*ASSIGNMENT:*
If a line in the records contains the string "true", show that line.
-*-
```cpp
constexpr int CTX = 448;
// ... 606 lines not shown
    g.out_f32 = part; g.ldo = N; g.ksplit = *ks;
    return gemm(X, ldx, W, nullptr, R, N, K, EPI_PARTIAL, g);
  }

  int resid(const T* X, int K, const T* W, const float* b, int R, const float* lg, const float* lb) {
    const int n = ns;
    GemmArgs g;
    if (R > 128) {
      g.out_f32 = x_d; g.ldo = n;
      TRY(gemm(X, K, W, b, R, n, K, EPI_RESID, g));
      launch_resid_ln<T>(x_d, nullptr, 0, 0, nullptr, xn_d, lg, lb, R, n, 1e-5f, st);
    } else {
      int ks = 0;
      TRY(partial(X, K, W, R, n, K, &ks));
      launch_resid_ln<T>(x_d, part, ks, (int64_t)R * n, b, xn_d, lg, lb, R, n, 1e-5f, st, slab_h);
    }
    return 0;
  }
  int proj(const T* W, const float* b, int R, int N, T* out, int gelu, bool skinny) {
    GemmArgs g;
    if (skinny) {
      int ks = 0;
      TRY(partial(xn_d, ns, W, R, N, ns, &ks));
      launch_reduce_store<T>(part, ks, (int64_t)R * N, b, out, N, R, N, gelu, st, slab_h);
    } else {
      g.out = out; g.ldo = N;
      TRY(gemm(xn_d, ns, W, b, R, N, ns, gelu ? EPI_STORE_GELU : EPI_STORE, g));
    }
    return 0;
  }

  int sa_probe_ks = 1;
  int sa_probe_half = 0;
  int dec_layers(int R, const int* rw, const int* rs, const int* rp, int ancG, int nwin, const int* wr0, const int* wnr,
                 const int* wsl, float* aqk, const int* qkmap, int qkrows, bool step = false,
                 const int* anc = nullptr) {
    const int* A = anc ? anc : S.anc;
    const int n = ns;
    const bool skinny = step && R <= 128;
    GemmArgs g;
    final_x = nullptr;
    if (step && !qkmap && p1_active(R, nwin))
      return dec_layers_p1(R, rw, rs, rp, ancG, nwin, wr0, wnr, wsl, A);
    launch_layernorm<T>(x_d, xn_d, dec[0].ln1_g, dec[0].ln1_b, R, n, 1e-5f, nullptr, st);
    for (int l = 0; l < Ld; ++l) {
      auto& e = dec[l];
      if (skinny) {
        int ks = 0;
        TRY(partial(xn_d, n, e.wqkv, R, 3 * n, n, &ks, slab16_qkv()));
        sa_probe_ks = ks;
        sa_probe_half = slab_h;
        if (launch_self_attn_qkv<T>(part, ks, (int64_t)R * 3 * n, e.bqkv, n, kc[l], vc[l], rw, rs, rp, A, ancG,
                                    Gcap, nh, CTX, att_d, n, R, st, slab_h))
          return fail(-20, "self-attention rows are not a whole number of beam groups");
      } else {
        g = GemmArgs();
        g.out = q_d; g.ldo = n; g.hs_state = n; g.hs_heads = nh;
        g.row_win = rw; g.row_slot = rs; g.row_pos = rp; g.kc = kc[l]; g.vc = vc[l]; g.kv_beams = Gcap; g.kv_ctx = CTX;
        TRY(gemm(xn_d, n, e.wqkv, e.bqkv, R, 3 * n, n, EPI_QKV_DEC, g));
        launch_self_attn<T>(q_d, n, kc[l], vc[l], rw, rs, rp, A, ancG, Gcap, nh, CTX, att_d, n, R, st);
      }
      TRY(resid(att_d, n, e.wo, e.bo, R, e.lnx_g, e.lnx_b));
      XQPart xq;
      if (skinny) xq = step_xq(ancG);
      if (skinny && xq_proj_active(ancG)) {
        xq.qx = xn_d; xq.qwf = e.wqx_f; xq.bias = e.bqx;
      } else if (skinny && xq_fused) {
        int ks = 0;
        TRY(partial(xn_d, n, e.wqx, R, n, n, &ks));
        if (cross_attn_q_slabs(ks)) {
          xq.part = part; xq.part_half = slab_h; xq.stride = (int64_t)R * n; xq.z = ks; xq.bias = e.bqx;
        } else {
          launch_reduce_store<T>(part, ks, (int64_t)R * n, e.bqx, q_d, n, R, n, 0, st, slab_h);
        }
      } else {
        TRY(proj(e.wqx, e.bqx, R, n, q_d, 0, skinny));
      }
      const T* ck = ckv + (size_t)(2 * l) * Wcap * TKP * n;
      const T* cv = ckv + (size_t)(2 * l + 1) * Wcap * TKP * n;
      launch_cross_attn<T>(q_d, n, ck, cv, 1500, nh, NSPLIT, nwin, wr0, wnr, wsl, (int64_t)TKP * n, po, pm, pl, att_d,
                           n, R, aqk, qkmap ? qkmap + l * nh : nullptr, qkrows, st, xq);
      TRY(resid(att_d, n, e.wox, e.box, R, e.ln2_g, e.ln2_b));
      TRY(proj(e.w1, e.b1, R, 4 * n, hm_d, 1, skinny));
      const bool last = l + 1 == Ld;
      TRY(resid(hm_d, 4 * n, e.w2, e.b2, R, last ? ln_g : dec[l + 1].ln1_g, last ? ln_b : dec[l + 1].ln1_b));
    }
    return 0;
  }

  static bool p1_enabled() {
    static const bool on = [] {
      const char* e = tune_env("WHISPER_HIP_P1");
      return !(e && e[0] == '0');
    }();
    return on;
  }

  int p1(GemmArgs& g, int epi, bool ln) {
    g.p1_slab = p1_slab;
    g.p1_cnt = p1_cnt;
    g.p1_slabs = P1_SLABS;
    const bool tev = proj_ev_n < (int)proj_ev.size() / 2;
    const int rc = tev ? launch_proj1<T>(g, epi, ln, st, proj_ev[2 * proj_ev_n], proj_ev[2 * proj_ev_n + 1])
                       : launch_proj1<T>(g, epi, ln, st);
    if (tev && rc == 0) ++proj_ev_n;
    return rc == 0 ? 0 : fail(-20, "k_proj1 launch failed code " + std::to_string(rc));
  }

  int layer_projections(int l, int R) {
    const int n = ns;
    auto& e = dec[l];
    if (p1_active(R, cur_nwin)) {
      GemmArgs g;
      g.W = e.wqkv; g.bias = e.bqkv; g.M = R; g.N = 3 * n; g.K = n;
      g.xf32 = x_d; g.ln_g = e.ln1_g; g.ln_b = e.ln1_b; g.ln_eps = 1e-5f;
      g.out = q_d; g.ldo = n; g.hs_state = n; g.hs_heads = nh;
      g.row_win = st_row_win; g.row_slot = st_row_slot; g.row_pos = row_pos; g.kc = kc[l]; g.vc = vc[l];
      g.kv_beams = Gcap; g.kv_ctx = CTX;
      TRY(p1(g, EPI_QKV_DEC, true));
      struct Q { const T* X; int K; const T* W; const float* b; int N; int epi; const float* lg; const float* lb; T* out; };
      const Q qs[5] = {{att_d, n, e.wo, e.bo, n, EPI_RESID, nullptr, nullptr, nullptr},
                       {nullptr, n, e.wqx, e.bqx, n, EPI_STORE, e.lnx_g, e.lnx_b, q_d},
                       {att_d, n, e.wox, e.box, n, EPI_RESID, nullptr, nullptr, nullptr},
                       {nullptr, n, e.w1, e.b1, 4 * n, EPI_STORE_GELU, e.ln2_g, e.ln2_b, hm_d},
                       {hm_d, 4 * n, e.w2, e.b2, n, EPI_RESID, nullptr, nullptr, nullptr}};
      for (const Q& q : qs) {
        g = GemmArgs();
        g.W = q.W; g.bias = q.b; g.M = R; g.N = q.N; g.K = q.K;
        if (q.lg) {
          g.xf32 = x_d; g.ln_g = q.lg; g.ln_b = q.lb; g.ln_eps = 1e-5f; g.out = q.out; g.ldo = q.N;
        } else {
          g.X = q.X; g.ldx = q.K; g.out_f32 = x_d; g.ldo = n;
        }
        TRY(p1(g, q.epi, q.lg != nullptr));
      }
      return 0;
    }
    struct P { const T* X; int K; const T* W; int N; } ps[6] = {
        {xn_d, n, e.wqkv, 3 * n}, {att_d, n, e.wo, n}, {xn_d, n, e.wqx, n},
        {att_d, n, e.wox, n},     {xn_d, n, e.w1, 4 * n}, {hm_d, 4 * n, e.w2, n}};
    for (auto& p : ps) {
      if (p.W == e.wqx && xq_proj_active(cur_G)) continue;
      int ks = 0;
      TRY(partial(p.X, p.K, p.W, R, p.N, p.K, &ks));
    }
    return 0;
  }

  bool p1_active(int R, int n_win) const { return n_win == 1 && p1_enabled() && proj1_supported(R, ns); }
  std::string step_kernels(int n_win, int group) const override {
    const bool p1 = p1_active(n_win * group, n_win), h = sizeof(T) == 2;
    return std::string("proj=") + (p1 ? "k_proj1" : "k_proj") + ",xattn=k_xattn_seg" +
           (!p1 && xq_proj_active(group) ? "<qproj>" : "") + ",self_attn=" +
           (p1 ? (h ? "k_self_attn<kco>" : "k_self_attn") : h ? "k_self_attn_qkv<pipe+kco>" : "k_self_attn_qkv") +
           ",tail=vocab+k_logit_part";
  }

  int dec_layers_p1(int R, const int* rw, const int* rs, const int* rp, int ancG, int nwin, const int* wr0,
                    const int* wnr, const int* wsl, const int* A) {
    const int n = ns;
    float* xc = x_d;
    float* xo = x2_d;
    const float* pend = nullptr;
    auto ln_in = [&](GemmArgs& g, const float* lg, const float* lb) {
      g.xf32 = xc; g.ln_g = lg; g.ln_b = lb; g.ln_eps = 1e-5f;
      if (pend) { g.res_slab = p1_slab; g.res_bias = pend; g.x_out = xo; }
    };
    auto ln_done = [&]() {
      if (pend) { std::swap(xc, xo); pend = nullptr; }
    };
    auto resid = [&](const T* X, int K, const T* W, const float* b, bool defer) -> int {
      GemmArgs g;
      g.X = X; g.ldx = K; g.W = W; g.bias = b; g.M = R; g.N = n; g.K = K; g.out_f32 = xc; g.ldo = n;
      g.p1_defer = defer;
      TRY(p1(g, EPI_RESID, false));
      if (defer) pend = b;
      return 0;
    };
    for (int l = 0; l < Ld; ++l) {
      auto& e = dec[l];
      GemmArgs g;
      g.W = e.wqkv; g.bias = e.bqkv; g.M = R; g.N = 3 * n; g.K = n;
      ln_in(g, e.ln1_g, e.ln1_b);
      g.out = q_d; g.ldo = n; g.hs_state = n; g.hs_heads = nh;
      g.row_win = rw; g.row_slot = rs; g.row_pos = rp; g.kc = kc[l]; g.vc = vc[l]; g.kv_beams = Gcap; g.kv_ctx = CTX;
      TRY(p1(g, EPI_QKV_DEC, true));
      ln_done();
      launch_self_attn<T>(q_d, n, kc[l], vc[l], rw, rs, rp, A, ancG, Gcap, nh, CTX, att_d, n, R, st);
      TRY(resid(att_d, n, e.wo, e.bo, false));
      XQPart xq = step_xq(ancG);
      g = GemmArgs();
      g.W = e.wqx; g.bias = e.bqx; g.M = R; g.N = n; g.K = n;
      ln_in(g, e.lnx_g, e.lnx_b);
      g.out = q_d; g.ldo = n;
      TRY(p1(g, EPI_STORE, true));
      ln_done();
      const T* ck = ckv + (size_t)(2 * l) * Wcap * TKP * n;
      const T* cv = ckv + (size_t)(2 * l + 1) * Wcap * TKP * n;
      launch_cross_attn<T>(q_d, n, ck, cv, 1500, nh, NSPLIT, nwin, wr0, wnr, wsl, (int64_t)TKP * n, po, pm, pl, att_d,
                           n, R, nullptr, nullptr, 0, st, xq);
      TRY(resid(att_d, n, e.wox, e.box, false));
      g = GemmArgs();
      g.W = e.w1; g.bias = e.b1; g.M = R; g.N = 4 * n; g.K = n;
      ln_in(g, e.ln2_g, e.ln2_b);
      g.out = hm_d; g.ldo = 4 * n;
      TRY(p1(g, EPI_STORE_GELU, true));
      ln_done();
      TRY(resid(hm_d, 4 * n, e.w2, e.b2, l + 1 < Ld));
    }
    final_x = xc;
    return 0;
  }

  const float* final_x = nullptr;
  int vocab(const int* rows_sel, int R, float* out) {
    GemmArgs g;
    g.out_f32 = out; g.ldo = V; g.x_rows = rows_sel;
    if (final_x && rows_sel) return fail(-20, "vocab: a row gather after the k_proj1 layers (xn_d not written)");
    if (final_x) {
      g.xf32 = final_x; g.ln_g = ln_g; g.ln_b = ln_b; g.ln_eps = 1e-5f;
    }
    return gemm(xn_d, ns, E, nullptr, R, V, ns, EPI_F32_COLS, g);
  }

  int set_opts(const wh_decode_opts* o, int n_win) {
    if (o->group < 1 || o->group > Gcap) return fail(-11, "group exceeds context max_group");
    const int mc = !o->beam ? 0
                   : o->max_candidates > 0 ? o->max_candidates
                                           : (int)std::nearbyint((double)o->group * (o->patience > 0 ? o->patience : 1.0));
    if (o->beam && (mc < 1 || mc > 16)) return fail(-11, "max_candidates out of range (1..16)");
    if (o->no_repeat_ngram < 0 || o->no_repeat_ngram > 16)
      return fail(-11, "no_repeat_ngram " + std::to_string(o->no_repeat_ngram) + " out of range (0..16)");
    if (!(o->repetition_penalty >= 0.f) || std::isinf(o->repetition_penalty))
      return fail(-11, "repetition_penalty must be finite and not negative (0 or 1: off)");
    const float pen = o->repetition_penalty == 0.f ? 1.f : o->repetition_penalty;
    const bool rep_on = o->no_repeat_ngram > 0 || pen != 1.f;
    if (rep_on || !bias_tab.empty()) {
      DecOpts q = DecOpts();
      q.V = V; q.ts_begin = o->timestamp_begin;
      if (!logit_slices(S, q, n_win))
        return fail(-11, std::string(!rep_on ? "phrase_bias" : bias_tab.empty() ? "no_repeat_ngram / repetition_penalty"
                                                                  : "no_repeat_ngram / repetition_penalty / phrase_bias") +
                             " need the sliced selection (k_logit_part): not with this vocabulary or "
                             "WHISPER_HIP_LOGIT_SPLIT=0");
    }
    if (!bias_tab.empty()) {
      for (size_t e = 0; e < bias_tab.size(); ++e)
        if (bias_tab[e].id >= o->eot) {
          const int j = (int)std::count_if(bias_tab.begin(), bias_tab.begin() + e + 1, [](const BiasRec& r) { return r.k == 0; }) - 1;
          return fail(-11, "phrase_bias: phrase " + std::to_string(j) + " names id " + std::to_string(bias_tab[e].id) +
                               ", not a text id (eot " + std::to_string(o->eot) + ")");
        }
    }
    O = DecOpts();
    O.no_repeat_ngram = o->no_repeat_ngram; O.repetition_penalty = pen;
    O.n_bias = (int)bias_tab.size();
    O.bias = O.n_bias ? bias_dev : nullptr;
    if (O.n_bias)
      HIPCHK(hipMemcpyAsync(bias_dev, bias_tab.data(), bias_tab.size() * sizeof(BiasRec), hipMemcpyHostToDevice, st));
    O.V = V; O.eot = o->eot; O.ts_begin = o->timestamp_begin; O.no_ts = o->no_timestamps;
    O.n_blank = std::min(o->n_blank, 3);
    for (int i = 0; i < O.n_blank; ++i) O.blank[i] = o->blank[i];
    O.blank[O.n_blank] = o->eot;
    O.n_blank += 1;
    O.suppress_blank = o->suppress_blank; O.timestamps = o->timestamps; O.max_initial = o->max_initial;
    O.beam = o->beam; O.sample_len = o->sample_len; O.n_ctx = CTX; O.temperature = o->temperature;
    h_seed = o->seed;
    std::vector<unsigned> mask((V + 31) / 32, 0u);
    for (int i = 0; i < o->n_suppress; ++i) {
      const int t = o->suppress[i];
      if (t >= 0 && t < V) mask[t >> 5] |= 1u << (t & 31);
    }
    HIPCHK(hipMemcpyAsync(suppress, mask.data(), mask.size() * 4, hipMemcpyHostToDevice, st));
    O.suppress = o->n_suppress > 0 ? suppress : nullptr;
    maxc = mc;
    S.G = o->group;
    S.maxc = 16;
    return 0;
  }

  int prefill(int w0, int nw, const std::vector<int>& toks, const std::vector<int>& nin, const int* sot_index,
              bool first_update_rows) {
    std::vector<int> rt, rp, rw, rs, wr0(nw), wnr(nw), wsl(nw), sel;
    for (int i = 0; i < nw; ++i) {
      wr0[i] = (int)rt.size();
      wnr[i] = nin[i];
      wsl[i] = win_slots[w0 + i];
      for (int p = 0; p < nin[i]; ++p) {
        rt.push_back(toks[(size_t)i * HCTX + p]);
        rp.push_back(p);
        rw.push_back(w0 + i);
        rs.push_back(0);
      }
      sel.push_back(wr0[i] + sot_index[w0 + i]);
      sel.push_back(wr0[i] + nin[i] - 1);
    }
    const int R = (int)rt.size();
    HIPCHK(hipMemcpyAsync(row_tok, rt.data(), R * 4, hipMemcpyHostToDevice, st));
    HIPCHK(hipMemcpyAsync(row_pos, rp.data(), R * 4, hipMemcpyHostToDevice, st));
    HIPCHK(hipMemcpyAsync(row_win, rw.data(), R * 4, hipMemcpyHostToDevice, st));
    HIPCHK(hipMemcpyAsync(row_slot, rs.data(), R * 4, hipMemcpyHostToDevice, st));
    HIPCHK(hipMemcpyAsync(win_row0, wr0.data(), nw * 4, hipMemcpyHostToDevice, st));
    HIPCHK(hipMemcpyAsync(win_nrows, wnr.data(), nw * 4, hipMemcpyHostToDevice, st));
    HIPCHK(hipMemcpyAsync(win_slot, wsl.data(), nw * 4, hipMemcpyHostToDevice, st));
    HIPCHK(hipMemcpyAsync(rows_in, sel.data(), sel.size() * 4, hipMemcpyHostToDevice, st));
    launch_embed<T>(E, Pdec, ns, row_tok, row_pos, nullptr, nullptr, 1, HCTX, CTX - 1, x_d, R, st);
    TRY(dec_layers(R, row_win, row_slot, row_pos, S.G, nw, win_row0, win_nrows, win_slot, nullptr, nullptr, 0));
// ... 846 lines not shown
```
-*-
*EXERCISE RESULT:*
      TRY(p1(g, EPI_QKV_DEC, true));
      TRY(p1(g, EPI_QKV_DEC, true));
      TRY(p1(g, EPI_STORE, true));
      TRY(p1(g, EPI_STORE_GELU, true));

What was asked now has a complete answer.